Add pprof endpoint to pilot-agent

New pprof profiling debug endpoints were added to pilot-agent for easier debugging of performance issues, memory leaks, etc.

Allow gRPC logging for pilot

gRPC logging can be enabled for pilot with the --log_output_level=grpc:debug setting.

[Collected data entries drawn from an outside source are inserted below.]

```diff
+  extern __shared__ __attribute__((aligned(16))) char smem[];
+  const f32x4 none[4] = {};
+  mlp16_body<KS0, NL, LN, BB, SKIP, ETR, false, false>(a, k0, smem, (float*)(smem + 4 * TR_XLO), none);
+}
+#define TT16_SMEM (T16_SMEM + TR_SMEM - 4 * TR_XLO)
+template <bool ETR, bool TOR>
+__global__ __launch_bounds__(FD_THREADS, RB16_BLOCKS) void tail_transition16_kernel(TfmrTailArgs t, RowBlockArgs a) {
+  extern __shared__ __attribute__((aligned(16))) char smem[];
+  float* cst = (float*)(smem + T16_SMEM);
+  f32x4 h[4];
+  tfmr_tail16_body<true, true>(t, smem, h, [&] { mlp16_consts<3, true, true>(a, cst); });
+  mlp16_body<8, 3, true, true, false, ETR, true, TOR>(a, TR_D, smem, cst, h);
+}
+int fd_tail_transition16(const TfmrTailArgs& t, const RowBlockArgs& a, hipStream_t st) {
+  if (t.M <= 0 || t.M != a.M || (t.ld & 3) || !t.wol || !t.w1l || !t.w2l || !t.wp || !t.wpl || !t.bp || !t.pres || (t.ld_pres & 3)) return FDIPT_EINVAL;
+  if ((a.ld_out & 3) || !a.w0l || !a.w1l || !a.w2l || !a.gamma || !a.beta || !a.bb_w || !a.bb_b || !a.quat || !a.trans) return FDIPT_EINVAL;
+  const bool etr = a.we0 != nullptr, tor = a.wt0 != nullptr;
+  if (etr && (tor || !a.we0l || !a.we1 || !a.we1l || !a.be0 || !a.be1 || !a.img_a || !a.img_b || (a.img_N & 3) || a.M != a.img_B * a.img_N)) return FDIPT_EINVAL;
+  if (tor && (!a.wt0l || !a.wt1 || !a.wt1l || !a.bt0 || !a.bt1 || !a.out_t || (a.ld_out_t & 3))) return FDIPT_EINVAL;
+  static FdPerDevice attr_dev;
+  const int dev_ = fd_device();
+  if (!attr_dev.get(dev_)) {
+    if (hipFuncSetAttribute((const void*)tail_transition16_kernel<false, false>, hipFuncAttributeMaxDynamicSharedMemorySize, TT16_SMEM) != hipSuccess ||
+        hipFuncSetAttribute((const void*)tail_transition16_kernel<true, false>, hipFuncAttributeMaxDynamicSharedMemorySize, TT16_SMEM) != hipSuccess ||
+        hipFuncSetAttribute((const void*)tail_transition16_kernel<false, true>, hipFuncAttributeMaxDynamicSharedMemorySize, TT16_SMEM) != hipSuccess)
+      return FDIPT_ELAUNCH;
+    attr_dev.set(dev_, 1);
+  }
+  const dim3 grid(cdiv(a.M, 16)), block(FD_THREADS);
+  if (etr) hipLaunchKernelGGL((tail_transition16_kernel<true, false>), grid, block, TT16_SMEM, st, t, a);
+  else if (tor) hipLaunchKernelGGL((tail_transition16_kernel<false, true>), grid, block, TT16_SMEM, st, t, a);
+  else hipLaunchKernelGGL((tail_transition16_kernel<false, false>), grid, block, TT16_SMEM, st, t, a);
+  FD_CHECK_LAUNCH();
+  return FDIPT_OK;
 }
 template <int KS0, int NL, bool LN, bool BB, bool SKIP = false, bool ETR = false>
 static int mlp16_launch(const RowBlockArgs& a, int k0, hipStream_t st) {
diff --git a/include/fdipt.h b/include/fdipt.h
--- a/include/fdipt.h
+++ b/include/fdipt.h
@@ -29,7 +29,8 @@
 #define FDIPT_KF_PASS_Z 256
 #define FDIPT_KF_POINTS_LAUNCH 512
 #define FDIPT_KF_STREAM_ATTN 1024
-#define FDIPT_KF_ALL 2047
+#define FDIPT_KF_TAIL_LAUNCH 4096
+#define FDIPT_KF_ALL 6143
 
 typedef void* fdipt_stream_t;
 
```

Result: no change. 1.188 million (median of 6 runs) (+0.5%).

DestinationRule inheritance

If you are familiar with the PeerAuthentication and Sidecar Istio resources, you might know that there are mesh-level, namespace-level, and workload-level customizations for them. The settings are inherited from their "parents" by default, and the "child" CRs can override those settings. The same architecture now applies for DestinationRules as well, support for DestinationRule inheritance from mesh/namespace level were added. The feature is off by default and can be enabled with the PILOT_ENABLE_DESTINATION_RULE_INHERITANCE environment variable in istiod.

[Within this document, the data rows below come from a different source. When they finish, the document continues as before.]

template <int MI, int NJ>
__device__ __forceinline__ void dma_slab_store(float* slab, const f32x16 (&acc)[MI][NJ], int wv, int lane) {
    const __amdgpu_buffer_rsrc_t r = __builtin_amdgcn_make_buffer_rsrc(const_cast<float*>(sk_uniform(slab)), 0, MI * NJ * 4096 * 4, 0x00020000);
#pragma unroll
    for (int bi = 0; bi < MI; ++bi)
#pragma unroll
        for (int bj = 0; bj < NJ; ++bj)
#pragma unroll
            for (int r4 = 0; r4 < 4; ++r4) {
                const f32x4_t x = {acc[bi][bj][4 * r4], acc[bi][bj][4 * r4 + 1], acc[bi][bj][4 * r4 + 2], acc[bi][bj][4 * r4 + 3]};
                __builtin_amdgcn_raw_buffer_store_b128(__builtin_bit_cast(u32x4_t, x), r,
                                                       ((((wv * (MI * NJ) + bi * NJ + bj) * 4 + r4) * 64 + lane) * 4) * 4, 0,  16);
            }
}
template <int MI, int NJ>
__device__ __forceinline__ void dma_slab_add(const float* slab, f32x16 (&acc)[MI][NJ], int wv, int lane) {
    const __amdgpu_buffer_rsrc_t r = __builtin_amdgcn_make_buffer_rsrc(const_cast<float*>(sk_uniform(slab)), 0, MI * NJ * 4096 * 4, 0x00020000);
#pragma unroll
    for (int bi = 0; bi < MI; ++bi)
#pragma unroll
        for (int bj = 0; bj < NJ; ++bj) {
#pragma unroll
            for (int r4 = 0; r4 < 4; ++r4) {
                const f32x4_t x = __builtin_bit_cast(
                    f32x4_t, __builtin_amdgcn_raw_buffer_load_b128(r, ((((wv * (MI * NJ) + bi * NJ + bj) * 4 + r4) * 64 + lane) * 4) * 4, 0,  16));
#pragma unroll
                for (int j = 0; j < 4; ++j) acc[bi][bj][4 * r4 + j] += x[j];
            }
            __builtin_amdgcn_sched_barrier(0);
        }
}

Mirroring of images on gcr.io

Last, but not least, to mitigate DockerHub's rate limiting restrictions, all Istio images are published to gcr.io/istio-release as well.

Takeaway

Istio 1.9 mostly improved operational stability, which will likely help increase production adoption in the future.